Meine Hand zittert leicht, als ich sie auf die kalte Steinmauer lege und gedankenverloren den vielen Unebenheiten folge.
Der Fortschritt in allen Dingen macht unser Leben einfacher, bequemer – es ist leichter, nicht nachzudenken. Was interessiert es uns eigentlich, was hat das Ganze mit uns zu tun? Die Verschmutzung, der drohende Untergang von allem, was war. Wir werden es nicht mehr erleben.
Ich sehe zu Janis und Mia, sehe, wie sie aus ihren Einwegflaschen trinken und einen Schokoriegel essen, von denen jeder einzeln in einer knisternden Verpackung steckt. Plastik. Kakao, der weit entfernt auf einem anderen Kontinent für unseren Genuss angebaut wird.
Krrrrk … Ich fasse mir an den Kopf, versuche dieses Geräusch loszuwerden.

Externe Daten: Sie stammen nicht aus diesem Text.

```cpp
template <int SH>
__global__ __launch_bounds__(kWave) void udp_demux_copy_kernel(UdArgs a) {
  static_assert(SH == 0 || SH == 2, "the payload starts 0 or 2 bytes into a dword");
  const int lane = threadIdx.x;
  const uint32_t n_msgs = ud_n_msgs(a);
  const uint32_t p0 = blockIdx.x * kWave;
  if (p0 >= n_msgs) return;
  const uint32_t chunk = p0 / kUdChunk;
  const uint64_t e = a.wsum[chunk];
  uint64_t byte_base =
      ((uint64_t)__builtin_amdgcn_readfirstlane((uint32_t)(e >> 32)) << 32) | (uint32_t)__builtin_amdgcn_readfirstlane((uint32_t)e);
  for (uint32_t q0 = chunk * kUdChunk; q0 < p0; q0 += kWave) {
    uint32_t q_len;
    uint64_t q_src;
    const bool q_taken = ud_msg(a, q0 + lane, true, q_len, q_src);
    const uint32_t q_inc = ud_wave_scan(q_taken ? ud_pad16(q_len) : 0u, lane);
    byte_base += (uint32_t)__builtin_amdgcn_readlane(q_inc, kWave - 1);
  }

  auto emit = [&](uint8_t* dst, const u32x4& x, uint32_t xe, int c, int len) {
    uint32_t o[4];
    if constexpr (SH == 0) {
      o[0] = x.x, o[1] = x.y, o[2] = x.z, o[3] = x.w;
    } else {
      o[0] = __builtin_amdgcn_alignbyte(x.y, x.x, SH), o[1] = __builtin_amdgcn_alignbyte(x.z, x.y, SH);
      o[2] = __builtin_amdgcn_alignbyte(x.w, x.z, SH), o[3] = __builtin_amdgcn_alignbyte(xe, x.w, SH);
    }
#pragma unroll
    for (int q = 0; q < 4; ++q) {
      int k = len - (16 * c + 4 * q);
      k = k < 0 ? 0 : (k > 4 ? 4 : k);
      o[q] &= k >= 4 ? 0xFFFFFFFFu : ((1u << (8 * k)) - 1u);
    }
    const u32x4 v = {o[0], o[1], o[2], o[3]};
    __builtin_nontemporal_store(v, reinterpret_cast<u32x4*>(dst + 16 * c));
  };

  {
    const uint32_t cnt = min((uint32_t)kWave, n_msgs - p0);
    const uint32_t j = p0 + lane;
    const bool has = (uint32_t)lane < cnt;
    uint32_t m_len;
    uint64_t m_src;
    const bool taken = ud_msg(a, j, has, m_len, m_src);
    const uint32_t pad = ud_pad16(m_len);
    const uint32_t inc = ud_wave_scan(pad, lane);
    const uint32_t m_boff = inc - pad;
    const uint64_t off = byte_base + m_boff;
    const bool fits = has && taken && off <= a.cap && pad <= a.cap - off;
    if (has) {
      a.pay_offs[j] = off;
      if (off <= a.cap && pad > a.cap - off) a.total->n_fit = j;
    }
    const uint32_t meta = m_len | (fits ? 0x10000u : 0u);

    for (uint32_t g = 0; g < cnt; g += 8) {
      const uint32_t mi = g + ((uint32_t)lane >> 3);
      const int c = lane & 7, ml = (int)(mi & 63);
      const uint32_t meta_m = __shfl(meta, ml);
      const uint32_t b_m = __shfl(m_boff, ml);
      const uint32_t s_lo = __shfl((uint32_t)m_src, ml), s_hi = __shfl((uint32_t)(m_src >> 32), ml);
      const int len = (int)(meta_m & 0xffffu);
      if (!(mi < cnt && (meta_m & 0x10000u) && 16 * c < len)) continue;
      const uint32_t* s = reinterpret_cast<const uint32_t*>((((uint64_t)s_hi << 32) | s_lo) - SH);
      const int lim = SH + len;
      uint32_t v[5];
#pragma unroll
      for (int k = 0; k < (SH ? 5 : 4); ++k) v[k] = 4 * (4 * c + k) < lim ? s[4 * c + k] : 0u;
      if constexpr (SH == 0) v[4] = 0u;
      emit(a.pay + byte_base + b_m, u32x4{v[0], v[1], v[2], v[3]}, v[4], c, len);
    }

    uint64_t need = __ballot(fits && m_len > 128);
    while (need) {
      int lens_b[kUdBatch];
      uint8_t* dsts[kUdBatch];
      u32x4 w[kUdBatch][2];
      uint32_t we[kUdBatch][2];
      __amdgpu_buffer_rsrc_t rss[kUdBatch];
#pragma unroll
      for (int q = 0; q < kUdBatch; ++q) {
        const bool hasq = need != 0;
        const int fi = hasq ? __builtin_ctzll(need) : 0;
        if (hasq) need &= need - 1;
        const uint32_t ln = hasq ? (uint32_t)__builtin_amdgcn_readlane(m_len, fi) : 0u;
        lens_b[q] = (int)ln;
        const uint32_t s_lo = __builtin_amdgcn_readlane((uint32_t)m_src, fi);
        const uint32_t s_hi = __builtin_amdgcn_readlane((uint32_t)(m_src >> 32), fi);
        dsts[q] = a.pay + byte_base + (uint32_t)__builtin_amdgcn_readlane(m_boff, fi);
        rss[q] = frame_rsrc((const uint8_t*)((((uint64_t)s_hi << 32) | s_lo) - SH), ln ? ((SH + ln + 3) & ~3u) : 0u);
#pragma unroll
        for (int s = 0; s < 2; ++s) {
          const uint32_t vo = 128 + 16 * lane + 1024 * s;
          w[q][s] = __builtin_amdgcn_raw_buffer_load_b128(rss[q], vo, 0, 0);
          we[q][s] = SH ? __builtin_amdgcn_raw_buffer_load_b32(rss[q], vo + 16, 0, 0) : 0u;
        }
      }
      __builtin_amdgcn_sched_barrier(0);
#pragma unroll
      for (int q = 0; q < kUdBatch; ++q) {
        const int len = lens_b[q];
        if (16 * (8 + lane) < len) emit(dsts[q], w[q][0], we[q][0], 8 + lane, len);
        if (16 * (72 + lane) < len) emit(dsts[q], w[q][1], we[q][1], 72 + lane, len);
        for (int c0 = 136; 16 * c0 < len; c0 += 64) {
          const uint32_t vo = 16 * (c0 + lane);
          const u32x4 x = __builtin_amdgcn_raw_buffer_load_b128(rss[q], vo, 0, 0);
          const uint32_t xe = SH ? __builtin_amdgcn_raw_buffer_load_b32(rss[q], vo + 16, 0, 0) : 0u;
          if (16 * (c0 + lane) < len) emit(dsts[q], x, xe, c0 + lane, len);
        }
      }
    }
  }
}

__global__ __launch_bounds__(kUdCountThreads) void udp_demux_subbytes_kernel(UdArgs a) {
  const uint32_t s = blockIdx.x * kUdCountThreads + threadIdx.x;
  if (s > a.n_subs) return;
  const u32x4 h = a.hdr[0];
  const uint32_t n_msgs = min(h.x, a.n), first = a.sf[s];
  a.sub_bytes[s] = first >= n_msgs ? (((uint64_t)h.w << 32) | h.z) : a.pay_offs[first];
}


struct UdPlan {
  uint32_t tile, n_tiles, n_chunks;
  size_t off_sf, off_wsum, off_src, off_hist, bytes;
};

inline UdPlan ud_plan(uint32_t n, uint32_t n_subs) {
  UdPlan p = {};
  if (!n) return p;
  const uint32_t per = (n - 1) / kUdMaxTiles + 1;
  p.tile = per <= kUdMinTile ? kUdMinTile : (per + kWave - 1) / kWave * kWave;
  p.n_tiles = (n - 1) / p.tile + 1;
  p.n_chunks = (n - 1) / kUdChunk + 1;
  auto up16 = [](size_t b) { return (b + 15) & ~(size_t)15; };
  p.off_sf = 16;
  p.off_wsum = p.off_sf + 4 * (size_t)kUdSfEntries;
  p.off_src = p.off_wsum + up16(8 * (size_t)p.n_chunks);
  p.off_hist = p.off_src + up16(4 * (size_t)n);
  p.bytes = p.off_hist + up16(4 * (size_t)p.n_tiles * n_subs);
  return p;
}

inline int ud_scratch(pn_ctx* ctx, size_t bytes, hipStream_t s) {
  if (bytes > ctx->ud_scratch_bytes) {
    if (ctx->ud_scratch) {
      const int rc = pn_internal::fence_host_wait(ctx, ctx->ud);
      if (rc) return rc;
      (void)hipFree(ctx->ud_scratch);
      ctx->ud_scratch = nullptr;
      ctx->ud_scratch_bytes = 0;
    }
    const size_t cap = bytes < ((size_t)1 << 20) ? ((size_t)1 << 20) : bytes;
    hipError_t e = hipMalloc(&ctx->ud_scratch, cap);
    if (e != hipSuccess) return pn_internal::hip_err(ctx, e, "hipMalloc(udp demux scratch)");
    ctx->ud_scratch_bytes = cap;
  }
  return pn_internal::fence_use(ctx, ctx->ud, s);
}

inline int ud_launch(pn_ctx* ctx, UdArgs& a, hipStream_t s) {
  const UdPlan p = ud_plan(a.n, a.n_subs);
  a.tile = p.tile;
  a.n_tiles = p.n_tiles;
  a.n_chunks = p.n_chunks;
  if (a.n) {
    const int rc = ud_scratch(ctx, p.bytes, s);
    if (rc) return rc;
    uint8_t* b = (uint8_t*)ctx->ud_scratch;
    a.hdr = (u32x4*)b;
    a.sf = (uint32_t*)(b + p.off_sf);
    a.wsum = (uint64_t*)(b + p.off_wsum);
    a.src = (uint32_t*)(b + p.off_src);
    a.hist = (uint32_t*)(b + p.off_hist);
    hipLaunchKernelGGL(udp_demux_count_kernel, dim3(a.n_tiles), dim3(kUdCountThreads), 0, s, a);
    hipLaunchKernelGGL(udp_demux_cols_kernel, dim3((a.n_subs - 1) / kUdColThreads + 1), dim3(kUdColThreads), 0, s, a);
  }
  hipLaunchKernelGGL(udp_demux_subs_kernel, dim3(1), dim3(kUdScanThreads), 0, s, a);
  if (a.n) {
    hipLaunchKernelGGL(udp_demux_place_kernel, dim3(a.n_tiles), dim3(kWave), 0, s, a);
    hipLaunchKernelGGL(udp_demux_sum_kernel, dim3(a.n_chunks), dim3(kWave), 0, s, a);
    hipLaunchKernelGGL(udp_demux_scan_kernel, dim3(1), dim3(kUdScanThreads), 0, s, a);
    if ((a.frame_off + kUdHdr) & 2) hipLaunchKernelGGL(udp_demux_copy_kernel<2>, dim3((a.n - 1) / kWave + 1), dim3(kWave), 0, s, a);
    else hipLaunchKernelGGL(udp_demux_copy_kernel<0>, dim3((a.n - 1) / kWave + 1), dim3(kWave), 0, s, a);
    hipLaunchKernelGGL(udp_demux_subbytes_kernel, dim3(a.n_subs / kUdCountThreads + 1), dim3(kUdCountThreads), 0, s, a);
  }
  const hipError_t e = hipGetLastError();
  if (e != hipSuccess) return pn_internal::hip_err(ctx, e, "udp_demux launch");
  pn_internal::note_stream(ctx, s);
  return PN_OK;
}

}
```

### pollnet_amd/csrc/udp_gather.hpp

```cpp
#pragma once
#include <hip/hip_runtime.h>

#include "../../include/pollnet_amd.h"
#include "device_common.hpp"
#include "frame_pass.hpp"
#include "pn_internal.hpp"

namespace {

using namespace pn_dev;

constexpr uint32_t kUgHdr = 42;
constexpr int kUgScanThreads = 1024;
constexpr int kUgBatch = 4;

struct UgArgs {
  const uint8_t* frames;
  const uint64_t* offs;
  const u32x4* results;
  uint8_t* pay;
  uint64_t cap;
  uint64_t* pay_offs;
  uint16_t* pay_lens;
  uint32_t* sub_ids;
  uint32_t* src_index;
  u32x4* scratch;
  pn_udp_gather_total* total;
  uint32_t n;
  uint32_t n_waves;
  uint32_t stride;
  uint32_t frame_off;
  uint32_t avail;
  uint32_t fpw;
};

__device__ __forceinline__ uint32_t ug_pad16(uint32_t len) { return (len + 15u) & ~15u; }

__device__ __forceinline__ bool ug_taken(const UgArgs& a, uint32_t f, bool live, uint32_t& len, uint32_t& sub,
                                         uint64_t& src) {
  len = 0;
  sub = 0;
  src = 0;
  if (!live) return false;
  const u32x4 r = a.results[f];
  const uint32_t flags = r.w >> 16, plen = r.w & 0xffffu, poff = r.z >> 16;
  bool ok = PN_UDP_DELIVER(flags) && poff == kUgHdr && kUgHdr + plen <= a.avail;
  uint64_t eth;
  if (a.offs) {
    const uint64_t o = a.offs[f];
    ok = ok && (o & 15u) == a.frame_off;
    eth = o;
  } else {
    eth = (uint64_t)f * a.stride + a.frame_off;
  }
  if (!ok) return false;
  len = plen;
  sub = r.x;
  src = (uint64_t)(uintptr_t)a.frames + eth + kUgHdr;
  return true;
}

__device__ __forceinline__ uint32_t ug_wave_scan(uint32_t v, int lane) {
#pragma unroll
  for (int d = 1; d < kWave; d <<= 1) {
    const uint32_t t = __shfl_up(v, d);
    if (lane >= d) v += t;
  }
  return v;
}

__device__ __forceinline__ uint32_t ug_wave_sum(uint32_t v) {
  v += dpp<0xB1>(v);
  v += dpp<0x4E>(v);
  v += dpp<0x141>(v);
  v += dpp<0x128>(v);
  return __builtin_amdgcn_readlane(v, 0) + __builtin_amdgcn_readlane(v, 16) + __builtin_amdgcn_readlane(v, 32) +
         __builtin_amdgcn_readlane(v, 48);
}

struct UgMsg {
  uint32_t cnt;
  uint32_t len, sub, boff, sl;
  uint64_t src;
};

__device__ __forceinline__ UgMsg ug_compact(bool taken, uint32_t len, uint32_t sub, uint64_t src, int lane) {
  UgMsg m;
  const uint64_t tk = __ballot(taken);
  m.cnt = (uint32_t)__popcll(tk);
  const uint32_t rank = (uint32_t)__popcll(tk & ((1ull << lane) - 1ull));
  const uint32_t dest = taken ? rank : m.cnt + ((uint32_t)lane - rank);
  m.sl = (uint32_t)__builtin_amdgcn_ds_permute((int)(dest * 4), lane);
  const bool has = (uint32_t)lane < m.cnt;
  const uint32_t len_r = __shfl(len, m.sl);
  m.len = has ? len_r : 0u;
  m.sub = __shfl(sub, m.sl);
  const uint32_t lo = __shfl((uint32_t)src, m.sl), hi = __shfl((uint32_t)(src >> 32), m.sl);
  m.src = has ? (((uint64_t)hi << 32) | lo) : 0ull;
  const uint32_t pad = ug_pad16(m.len);
  m.boff = ug_wave_scan(pad, lane) - pad;
  return m;
}

__global__ __launch_bounds__(kWave) void udp_gather_count_kernel(UgArgs a) {
  const int lane = threadIdx.x;
  const uint32_t group = xcd_group(blockIdx.x, gridDim.x);
  const uint32_t wave_base = group * a.fpw;
  if (wave_base >= a.n) return;
  const uint32_t n_here = min(a.fpw, a.n - wave_base);
  uint32_t len, sub;
  uint64_t src;
  const bool taken = ug_taken(a, wave_base + lane, (uint32_t)lane < n_here, len, sub, src);
  const uint32_t msgs = (uint32_t)__popcll(__ballot(taken));
  const uint32_t bytes = ug_wave_sum(taken ? ug_pad16(len) : 0u);
  if (lane == 0) a.scratch[group] = u32x4{msgs, bytes, 0u, 0u};
}

__global__ __launch_bounds__(kUgScanThreads) void udp_gather_scan_kernel(UgArgs a) {
  __shared__ uint32_t w_msgs[kUgScanThreads / kWave];
  __shared__ uint64_t w_bytes[kUgScanThreads / kWave];
  __shared__ uint32_t cross_wave, cross_msgs;
  __shared__ uint64_t cross_bytes;
  const int t = threadIdx.x, lane = t & (kWave - 1), wv = t / kWave;
  if (t == 0) cross_wave = 0xFFFFFFFFu;
  __syncthreads();
  uint32_t carry_m = 0;
  uint64_t carry_b = 0;
  for (uint32_t w0 = 0; w0 < a.n_waves; w0 += kUgScanThreads) {
    const uint32_t w = w0 + t;
    const bool in = w < a.n_waves;
    u32x4 e = {0u, 0u, 0u, 0u};
    if (in) e = a.scratch[w];
    const uint32_t im = ug_wave_scan(e.x, lane);
    const uint32_t ib = ug_wave_scan(e.y, lane);
    if (lane == kWave - 1) {
      w_msgs[wv] = im;
      w_bytes[wv] = ib;
    }
    __syncthreads();
    uint32_t bm = carry_m, tm = 0;
    uint64_t bb = carry_b, tb = 0;
#pragma unroll
    for (int k = 0; k < kUgScanThreads / kWave; ++k) {
      if (k < wv) {
        bm += w_msgs[k];
        bb += w_bytes[k];
      }
      tm += w_msgs[k];
      tb += w_bytes[k];
    }
    const uint32_t ex_m = bm + im - e.x;
    const uint64_t ex_b = bb + ib - e.y;
    if (in) {
      a.scratch[w] = u32x4{ex_m, 0u, (uint32_t)ex_b, (uint32_t)(ex_b >> 32)};
      if (ex_b <= a.cap && ex_b + e.y > a.cap) {
        cross_wave = w;
        cross_msgs = ex_m;
        cross_bytes = ex_b;
      }
    }
    carry_m += tm;
    carry_b += tb;
    __syncthreads();
  }
  if (wv != 0) return;
  uint32_t n_fit = carry_m;
  const uint32_t cw = cross_wave;
  if (cw != 0xFFFFFFFFu) {
    const uint32_t wave_base = cw * a.fpw;
    const uint32_t n_here = wave_base < a.n ? min(a.fpw, a.n - wave_base) : 0u;
    uint32_t len, sub;
    uint64_t src;
    const bool taken = ug_taken(a, wave_base + lane, (uint32_t)lane < n_here, len, sub, src);
    const uint32_t pad = taken ? ug_pad16(len) : 0u;
    const uint32_t end = ug_wave_scan(pad, lane);
    n_fit = cross_msgs + (uint32_t)__popcll(__ballot(taken && cross_bytes + end <= a.cap));
  }
  if (lane == 0) {
    pn_udp_gather_total tot;
    tot.n_bytes = carry_b;
    tot.n_msgs = carry_m;
    tot.n_fit = n_fit;
    *a.total = tot;
  }
}
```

Ich schaue erneut zu meinen Freunden, wundere mich erneut, wie sorglos sie sind, wünschte, ich könnte im Hier und Jetzt bleiben und einfach genießen.
Ich wünschte, ich würde nicht mehr über alle Handlungen der Menschen in meiner Umgebung urteilen, denn… in Wahrheit… bin ich nicht besser als sie. Das ist das Schlimmste daran.
Ich habe meine Metalldose und meine Metallflasche und fahre mit dem Fahrrad zur Arbeit. Doch wenn man es genau nimmt, tue ich diese Dinge, um mein Gewissen zu beruhigen, um später sagen zu können, es ist nicht meine Schuld.
Krrrrk
Wenn ich jetzt einen Spiegel vor mir hätte, könnte ich darin meine geschminkten Augen sehen. Die Wimperntusche, das Make-up. Plastik. Chemie. Den Kajal. Holz.
Krrrrk
Der Moment der Realität dauert an und dauert an, der Störsender holt mich aus meinem gemütlichen Kosmos. Die Realität verschwindet nicht, lässt mich hinabblicken auf meine bequemen Wanderschuhe mit der Gummisohle und den schwarzen Schnürsenkeln. Auf meine geliebten Jeans, wegen deren Herstellung Leute sterben; auf meine Regenjacke. Plastik.
Krrrrk
„Liz, kommst du?“ Mia und Janis warten bereits auf mich, ihre Rucksäcke auf den Rücken.
Ich nicke und schnappe mir meinen eigenen Rucksack. Mia hakt sich bei mir unter. „Geht es dir gut, Liz? Du bist heute so still.“
Ich winke ab. „Alles gut, bin nur ein bisschen müde.“
Mit dieser Antwort geben sie sich zufrieden. Sie merken nicht, was in mir vorgeht. Eingehüllt in ihren Kosmos.
Unterwegs schmeißt Janis seinen zweiten Kaugummi ins Gebüsch.
Krrrrk
In meinem Kopf dreht sich alles, aber ich laufe weiter, verhalte mich normal, und als wir am Parkplatz ankommen, zieht sich langsam die Realität aus meinen Gedanken zurück und ich steige erleichtert ins Auto.
Krrrrk macht es, als der Motor anspringt, doch ich ignoriere den Störsender, ignoriere die Botschaft der erkrankten Welt. Warum ich das tue?

Weil es bequemer ist.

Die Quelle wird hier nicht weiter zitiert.